Torah Portion: B’chukotai (In My Statutes) Leviticus 26:3-27:34
HafTorah: Jeremiah 16:19-17:14
Our Torah portion this week is one of two places in the Bible that we read a listing of blessings and curses that hinge on obedience to G-d. Here there are 11 verses that talk about blessings and 36 verses that tell us the consequences of disobedience. I would like to propose that here we read the last line of the story first. I think we now are in and have been in the age of the curses. We see disobedience to G-d’s word on every side.
However given that, how can we live our personal lives as if we are in the end of the story. I read an interesting verse this week that puzzled me. Psalms 23:4 “Your rod and your staff they comfort me.” What do rods and staffs bring to our mind? What are they used for? They are used to correct and to bring back in line. So how can that comfort us? Many of you know I have not been feeling 100% lately. This morning, while we were eating breakfast Jean mentioned this Torah lesson. After breakfast I took a nap and before drifting off to sleep I had a revelation from G-d. I think this issue I am struggling with has an upside. It affords me more time to pray and seek out G-d. I don’t feel like doing busy things so I choose to look at this as a blessing and time to spend more quiet time with G-d. I have come to think and believe that since we know the last line we are not ruled by the present. Our perspective is vitally important. I still don’t feel completely well but somehow there seems to be a purpose now. I think I see the end of the story to some extent.

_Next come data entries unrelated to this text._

@@ -149,13 +152,16 @@
         if (live) store_digest(digests, leaf, s);
         return;
     }
+    uint32_t in = poseidon::IN_CAP_ZERO;
 #pragma unroll 1
     for (uint32_t c = 0; c < n_cols; c += 8) {
         const uint32_t rem = n_cols - c;
 #pragma unroll
         for (int j = 0; j < 8; j++)
             if ((uint32_t)j < rem) s[j] = p[(size_t)(c + j) * col_stride];
-        poseidon::permute_loose(s);
+        const uint32_t out = poseidon::sponge_out(rem > 8 ? rem - 8 : 0);
+        poseidon::permute_sponge(s, in, out);
+        in = poseidon::sponge_in(out);
     }
     if (live) store_digest(digests, leaf, s);
 }
@@ -173,13 +179,16 @@
 #pragma unroll
     for (int i = 0; i < 12; i++) s[i] = 0;
     const uint64_t* p = lde + pos;
+    uint32_t in = poseidon::IN_CAP_ZERO;
 #pragma unroll 1
     for (uint32_t c = c0; c < c1; c += 8) {
         const uint32_t rem = c1 - c;
 #pragma unroll
         for (int j = 0; j < 8; j++)
             if ((uint32_t)j < rem) s[j] = p[(size_t)(c + j) * col_stride];
-        poseidon::permute_loose(s);
+        const uint32_t out = poseidon::sponge_out(rem > 8 ? rem - 8 : 0);
+        poseidon::permute_sponge(s, in, out);
+        in = poseidon::sponge_in(out);
     }
     if (!live) return;
 #pragma unroll
diff --git a/near-light-client_amd/csrc/poseidon.hpp b/near-light-client_amd/csrc/poseidon.hpp
--- a/near-light-client_amd/csrc/poseidon.hpp
+++ b/near-light-client_amd/csrc/poseidon.hpp
@@ -4,6 +4,7 @@
 #include "gl32.hpp"
 #endif
 #include "poseidon_constants.inc"
+#include "poseidon_tails.inc"
 
 namespace poseidon {
 
@@ -20,6 +21,10 @@
 __constant__ static const uint32_t BLOCK_SEED_DEV[16] = NLX_POSEIDON_BLOCK_SEED_INIT;
 __constant__ static const uint64_t BLOCK_KAPPA_DEV[NLX_POSEIDON_N_BLOCKS * 2 * NLX_POSEIDON_BLOCK_K] = NLX_POSEIDON_BLOCK_KAPPA_INIT;
 static_assert(NLX_POSEIDON_BLOCK_K == 3 && NLX_POSEIDON_BLOCK_DMAX < (1 << 20), "gl32::partial_block3 is written for these");
+__constant__ static const uint64_t TAIL_RCB_DEV[24] = NLX_POSEIDON_TAIL_RCB_INIT;
+__constant__ static const uint64_t SBOX_RC0_CAP_DEV[4] = NLX_POSEIDON_SBOX_RC0_CAP_INIT;
+
+enum : uint32_t { IN_PLAIN = 0, IN_CAP_SEEDED = 1, IN_CAP_ZERO = 2 };
 
 __device__ __forceinline__ gl32::BlockOperands block_operands(uint32_t lane = threadIdx.x & 63) {
     gl32::BlockOperands op;
@@ -83,9 +88,13 @@
     }
 }
 
-GL_HD void permute_loose(uint64_t (&s)[12]) {
-    const uint64_t* rc = rc_table();
-#if defined(__HIP_DEVICE_COMPILE__)
+#if defined(__HIP__)
+__device__ __forceinline__ void permute_sponge(uint64_t (&s)[12], uint32_t in, uint32_t out) {
+#ifdef NLX_POSEIDON_FULL_TAILS
+    in = IN_PLAIN;
+    out = gl32::OUT_ALL;
+#endif
+    const uint64_t* rc = RC_DEV;
 #if defined(NLX_DEBUG)
     if (__builtin_amdgcn_read_exec() != ~0ull) __builtin_trap();
 #endif
@@ -94,11 +103,27 @@
     const gl32::BlockOperands op = block_operands();
     gl32::F t[12];
 #pragma unroll
-    for (int i = 0; i < 12; i++) t[i] = gl32::add_const(gl32::from_u64(s[i]), rc[i]);
+    for (int i = 0; i < RATE; i++) t[i] = gl32::add_const_sc(gl32::from_u64(s[i]), rc[i]);
+    if (in == IN_PLAIN) {
+#pragma unroll
+        for (int i = RATE; i < 12; i++) t[i] = gl32::add_const_sc(gl32::from_u64(s[i]), rc[i]);
+    } else {
+#pragma unroll
+        for (int i = RATE; i < 12; i++) t[i] = gl32::from_u64(s[i]);
+    }
 #pragma unroll 1
     for (int r = 0; r < HALF_FULL; r++) {
 #pragma unroll
-        for (int i = 0; i < 12; i++) t[i] = gl32::sbox7(t[i]);
+        for (int i = 0; i < RATE; i++) t[i] = gl32::sbox7(t[i]);
+        if (r == 0 && in == IN_CAP_ZERO) {
+            const uint64_t* sb = SBOX_RC0_CAP_DEV;
+            asm volatile("" : "+s"(sb));
+#pragma unroll
+            for (int i = RATE; i < 12; i++) t[i] = gl32::from_u64(sb[i - RATE]);
+        } else {
+#pragma unroll
+            for (int i = RATE; i < 12; i++) t[i] = gl32::sbox7(t[i]);
+        }
         gl32::mds_layer_mfma<2>(t, a, rcb + (r + 1) * 24);
     }
 #pragma unroll 1
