template <int NT, int PREC>
__device__ __forceinline__ void wg_group(float (&d)[WgCfg<NT, PREC>::PW / 2], uint32_t a_hi, uint32_t a_lo, uint32_t lbo, uint32_t tap_step,
                                         int ntaps, uint32_t bw) {
    using Cfg = WgCfg<NT, PREC>;
    constexpr int NKS = Cfg::KBB / 2, TPG = Cfg::TPG;
    constexpr uint32_t B_LBO = NT * 16u, B_KS = 2u * NT * 16u, B_T = Cfg::TAP_BYTES, B_PL = Cfg::KBB * NT * 16u;
    constexpr uint32_t PL_SMALL = PREC == PREC_F16 ? 2u : 0u;
    uint32_t acc = 0u;
    wg_fence_regs(d);
    wg_fence();
    if (PREC != PREC_BF16) {
#pragma unroll
        for (int t = 0; t < TPG; ++t)
#pragma unroll
            for (int ks = 0; ks < NKS; ++ks)
                if (t < ntaps) {
                    Wgmma<Cfg::PW, PREC>::mma(d, wg_desc(a_lo + t * tap_step + ks * 2u * lbo, lbo), wg_desc(bw + t * B_T + PL_SMALL * B_PL + ks * B_KS, B_LBO), acc);
                    acc = 1u;
                }
#pragma unroll
        for (int t = 0; t < TPG; ++t)
#pragma unroll
            for (int ks = 0; ks < NKS; ++ks)
                if (t < ntaps) Wgmma<Cfg::PW, PREC>::mma(d, wg_desc(a_hi + t * tap_step + ks * 2u * lbo, lbo), wg_desc(bw + t * B_T + B_PL + ks * B_KS, B_LBO), 1u);
    }
#pragma unroll
    for (int t = 0; t < TPG; ++t)
#pragma unroll
        for (int ks = 0; ks < NKS; ++ks)
            if (t < ntaps) {
                Wgmma<Cfg::PW, PREC>::mma(d, wg_desc(a_hi + t * tap_step + ks * 2u * lbo, lbo), wg_desc(bw + t * B_T + ks * B_KS, B_LBO), acc);
                acc = 1u;
            }
    wg_commit();
    wg_wait0();
    wg_fence_regs(d);
}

Challenges and difficulties can be blessings on several levels. They remind us of the transience of this world. We realize that life now is really about the world to come. We can realign our values and hold fast to what is lasting and true. In the New Testament suffering is mentioned often. Read Philippians 3:8, I Peter 3 and 4. Our suffering also allows us to be sensitive to the pain of others and allows us to comfort them. Pain can cause us to rail against G-d or to cry out to Him. It’s all about perspective. Don’t let the circumstances and situations of life affect your spiritual walk; let your spiritual walk affect the circumstances and situations of life.
None of this means we seek out pain and suffering but when it comes and come it will, it can also bring revelation and closeness to G-d that can be found in no other way. Some of you may remember the lady we met in Israel that is a Jewish believer. She was paralyzed due to a car wreck that happened to her 25 years ago and says she is thankful it happened. She said, “I would never have come to believe in Messiah had I not gone through the suffering of the accident.”
Think of the story of Ba’alem in the Torah. He blesses the people of Israel while Moses, the great teacher, chastised them on many occasions. Why was it so? Ba’alem’s blessing lulled them into sin. Moses sometimes spoke to the people harshly and truthfully to make sure they become the best they could be. Think of your own children. Which helps them more to discipline or not to discipline? I do want to end with this caution. This does not mean we lecture or brow beat people going through suffering. Our job is to be there for them, cry with them and do what G-d leads us to do to bring comfort.